# [YOUR GOAL]
Begin at the line below that has "if (f.kmax > 10) f.kmax = 10;" and stop after the line that has "char* end = nullptr;". Please restate only those lines, word for word.

# [DATA RECORDS]
template <typename T_, int SM_, int AR_> struct KernelSet { using T = T_; static constexpr int SM = SM_, AR = AR_; };
template <typename F>
decltype(auto) with_kernel_set(bool f64, int smoother, int arith, F&& f)
{
    const bool rbgs = (smoother == MGX_SMOOTHER_RBGS);
    if (f64) return rbgs ? f(KernelSet<double, 1, 0>{}) : (arith ? f(KernelSet<double, 0, 1>{}) : f(KernelSet<double, 0, 0>{}));
    return rbgs ? f(KernelSet<float, 1, 0>{}) : (arith ? f(KernelSet<float, 0, 1>{}) : f(KernelSet<float, 0, 0>{}));
}

template <typename T>
int launch_jacobi(const T* vin, const T* b, T* vout, int N, long pitch, int row_lo, int row_hi,
                  double omega, int rpc, hipStream_t st, int rows_alloc, int arith = 0)
{
    if (row_hi <= row_lo) return MGX_OK;
    if (row_lo < 1 || row_hi > rows_alloc - 1) return MGX_ERR_INVALID;
    const auto [c0, c1] = jacobi_coef<T>(omega);
    if (rpc <= 0) {
        const Launch g = make_launch(N, VecOf<T>::W, row_hi - row_lo, 1);
        if (arith) hipLaunchKernelGGL((k_jacobi_rows<T, 1>), dim3(g.blocks), dim3(kBlock), 0, st, vin, b, vout, N, pitch,
                                      row_lo, row_hi, g.strips, c0, c1, rows_alloc);
        else hipLaunchKernelGGL((k_jacobi_rows<T, 0>), dim3(g.blocks), dim3(kBlock), 0, st, vin, b, vout, N, pitch,
                                row_lo, row_hi, g.strips, c0, c1, rows_alloc);
        return MGX_OK;
    }
    const Launch g = make_launch(N, VecOf<T>::W, row_hi - row_lo, rpc);
    if (arith) hipLaunchKernelGGL((k_jacobi<T, 1>), dim3(g.blocks), dim3(kBlock), 0, st, vin, b, vout, N, pitch,
                                  row_lo, row_hi, g.R, g.strips, g.chunks, c0, c1, rows_alloc);
    else hipLaunchKernelGGL((k_jacobi<T, 0>), dim3(g.blocks), dim3(kBlock), 0, st, vin, b, vout, N, pitch,
                            row_lo, row_hi, g.R, g.strips, g.chunks, c0, c1, rows_alloc);
    return MGX_OK;
}

template <typename T>
void launch_rbgs(const T* vin, const T* b, T* vout, int N, long pitch, int row_lo, int row_hi,
                 int row_parity, int bnd_lo, int bnd_hi, int rpc, hipStream_t st)
{
    if (row_hi <= row_lo) return;
    const Launch g = make_launch(N, VecOf<T>::W, row_hi - row_lo, rpc);
    hipLaunchKernelGGL((k_rbgs<T>), dim3(g.blocks), dim3(kBlock), 0, st, vin, b, vout, N, pitch,
                       row_lo, row_hi, g.R, g.strips, g.chunks, row_parity, bnd_lo, bnd_hi);
}
// ... 32 lines not shown
        }
    }
    return false;
}

inline int fuse_rows_deep(int N, int rows)
{
    const int strips = (N / 2 + 51) / 52;
    const int cpr = std::max(1, 2048 / strips);
    for (int m = 1; m <= 64; ++m) {
        const int R = (rows + m * cpr - 1) / (m * cpr);
        if (R <= 200) return std::max(R, 16);
    }
    return 64;
}

inline bool fuse_rows_auto(const FuseCfg& fc, int N, int K, bool f64)
{
    return fc.rows <= 0 && K >= (f64 ? 8 : 10) && N >= 2048;
}

inline int shallow_big_n() { static const int n = env_int("MGX_SHALLOW_BIG_N", 8192); return n; }
inline int shallow_mid_rows() { static const int r = env_int("MGX_SHALLOW_ROWS_MID", 48); return r; }

inline int fuse_rows(const FuseCfg& fc, int N, int K, bool f64 = true, int rows = 0)
{
    if (fc.rows > 0) return fc.rows;
    if (K <= 2) {
        static const int big2 = env_int("MGX_SHALLOW2_ROWS_BIG", 96);
        return N >= shallow_big_n() ? big2 : (N >= 4096 ? shallow_mid_rows() : 8);
    }
    if (K <= 4) {
        static const int big = env_int("MGX_SHALLOW_ROWS_BIG", 96);
        return N >= shallow_big_n() ? big : (N >= 4096 ? shallow_mid_rows() : 16);
    }
    if (f64 && K >= 8 && N >= 2048) return fuse_rows_deep(N, rows > 0 ? rows : N - 1);
    int R = N / 128;
    if (R < 8) R = 8;
    if (R > (f64 ? 64 : 32)) R = f64 ? 64 : 32;
    return R;
}

inline FuseCfg fuse_cfg()
{
    FuseCfg f;
    f.kmax = env_int("MGX_FUSE", 10);
    if (f.kmax < 1) f.kmax = 1;
    if (f.kmax > 10) f.kmax = 10;
    f.rows = env_int("MGX_FUSE_ROWS", 0);
    if (f.rows < 0) f.rows = 0;
    f.min_n = std::max(64, env_int("MGX_FUSE_MIN_N", 256));
    f.fold_kmax = std::max(1, std::min(f.kmax, env_int("MGX_FOLD_KMAX", 10)));
    f.fold_kmax_big = std::max(1, std::min(f.kmax, env_int("MGX_FOLD_KMAX_BIG", 10)));
    f.tile_max_n = std::max(0, env_int("MGX_TILE_MAX_N", 1024));
    f.tile_k = std::max(2, std::min(10, env_int("MGX_TILE_K", 10)));
    f.fold_kmax_nopost = std::max(1, std::min(f.kmax, env_int("MGX_FOLD_KMAX_NOPOST", 10)));
    auto parse = [](const char* name, int* out) {
        const char* v = std::getenv(name);
        int n = 0;
        while (v && *v && n < 8) {
            char* end = nullptr;
            const long k = std::strtol(v, &end, 10);
            if (end == v || k < 1 || k > 10) return 0;
            out[n++] = (int)k;
            v = (*end == ',') ? end + 1 : end;
            if (*end && *end != ',') return 0;
        }
        return n;
    };
    f.n_pre = parse("MGX_PLAN_PRE", f.plan_pre);
    f.n_post = parse("MGX_PLAN_POST", f.plan_post);
    f.plan_min_n = env_int("MGX_PLAN_MIN_N", 8192);
    return f;
}

constexpr double kFuseRate64[11] = {0, 1.00, 1.80, 2.45, 3.16, 3.81, 4.80, 0, 5.60, 0, 5.63};
constexpr double kFuseRate32[11] = {0, 1.00, 1.67, 2.38, 3.10, 3.77, 4.26, 0, 4.98, 0, 4.67};
constexpr double kFuseRateGS64[11] = {0, 1.00, 1.81, 2.50, 3.19, 3.12, 0, 0, 0, 0, 0};
constexpr double kFuseRateGS32[11] = {0, 1.00, 1.79, 2.20, 2.87, 2.69, 0, 0, 0, 0, 0};

inline int plan_fusion(int mu, int kmax, bool f64, int* parts, bool rbgs = false)
{
    const double* rate = rbgs ? (f64 ? kFuseRateGS64 : kFuseRateGS32) : (f64 ? kFuseRate64 : kFuseRate32);
    const int per = rbgs ? 2 : 1;
    const int smax = std::max(1, std::min(kmax, 10) / per);
    std::vector<double> best(mu + 1, 1e300);
    std::vector<int> pick(mu + 1, 1);
    best[0] = 0.0;
    for (int m = 1; m <= mu; ++m)
        for (int k = 1; k <= std::min(m, smax); ++k) {
            if (rate[k] <= 0.0) continue;
            const double c = best[m - k] + (double)k / rate[k] + 0.02;
            if (c < best[m]) { best[m] = c; pick[m] = k; }
        }
    int n = 0;
    for (int m = mu; m > 0; m -= pick[m]) parts[n++] = pick[m];
    return n;
}

template <typename T>
int smooth_block(int smoother, T* a, const T* rhs, T* b2, int N, long pitch, int rows_alloc, int row_lo, int row_hi,
                 int mu, double omega, bool shrink, int first, int last, int row_parity, int rpc, const FuseCfg& fc,
                 hipStream_t st, int* parity, int* launches = nullptr)
{
    const bool rbgs = (smoother == MGX_SMOOTHER_RBGS);
    const int per = rbgs ? 2 : 1;
// ... 103 lines not shown
    }
    if constexpr (sizeof(T) == 8 || PRE == 1 || POST == 0) {
        if (K == 8) return launch_cycle_k<T, 8, PRE, POST, SM, AR>(vin, b, vout, fa, N, pitch, c0, c1, R, st);
    }
    if constexpr (!(PRE == 1 && POST == 1) && !(SM == 1 && POST == 1) && !(sizeof(T) == 4 && PRE == 1 && POST == 2) &&
                  !(sizeof(T) == 4 && POST == 1 && AR == 0)) {
        if (K == 10) return launch_cycle_k<T, 10, PRE, POST, SM, AR>(vin, b, vout, fa, N, pitch, c0, c1, R, st);
    }
    if constexpr (SM == 0) {
        switch (K) {
            case 1: return launch_cycle_k<T, 1, PRE, POST, 0, AR>(vin, b, vout, fa, N, pitch, c0, c1, R, st);
            case 3: return launch_cycle_k<T, 3, PRE, POST, 0, AR>(vin, b, vout, fa, N, pitch, c0, c1, R, st);
            case 5: return launch_cycle_k<T, 5, PRE, POST, 0, AR>(vin, b, vout, fa, N, pitch, c0, c1, R, st);
            default: break;
        }
    }
    return -1;
}

inline bool cycle_k_supported(int K, bool rbgs, bool f64, int post, bool pre, int arith)
{
    if (K == 10) return !(pre && post == 1) && !(rbgs && post == 1) && !(!f64 && pre && post == 2) && !(!f64 && post == 1 && arith == 0);
    if (K == 8 && !f64 && !pre && post != 0) return false;
    return rbgs ? (K == 2 || K == 4 || K == 6 || K == 8) : (K >= 1 && K <= 8 && K != 7);
}

template <int PRE_, int POST_> struct Stages { static constexpr int PRE = PRE_, POST = POST_; };
template <typename F>
int with_stages(bool pre, int post, F&& f)
{
    if (pre) return post == 2 ? f(Stages<1, 2>{}) : (post == 1 ? f(Stages<1, 1>{}) : f(Stages<1, 0>{}));
    return post == 2 ? f(Stages<0, 2>{}) : (post == 1 ? f(Stages<0, 1>{}) : f(Stages<0, 0>{}));
}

# [PROBLEM SOLUTION]
    if (f.kmax > 10) f.kmax = 10;
    f.rows = env_int("MGX_FUSE_ROWS", 0);
    if (f.rows < 0) f.rows = 0;
    f.min_n = std::max(64, env_int("MGX_FUSE_MIN_N", 256));
    f.fold_kmax = std::max(1, std::min(f.kmax, env_int("MGX_FOLD_KMAX", 10)));
    f.fold_kmax_big = std::max(1, std::min(f.kmax, env_int("MGX_FOLD_KMAX_BIG", 10)));
    f.tile_max_n = std::max(0, env_int("MGX_TILE_MAX_N", 1024));
    f.tile_k = std::max(2, std::min(10, env_int("MGX_TILE_K", 10)));
    f.fold_kmax_nopost = std::max(1, std::min(f.kmax, env_int("MGX_FOLD_KMAX_NOPOST", 10)));
    auto parse = [](const char* name, int* out) {
        const char* v = std::getenv(name);
        int n = 0;
        while (v && *v && n < 8) {
            char* end = nullptr;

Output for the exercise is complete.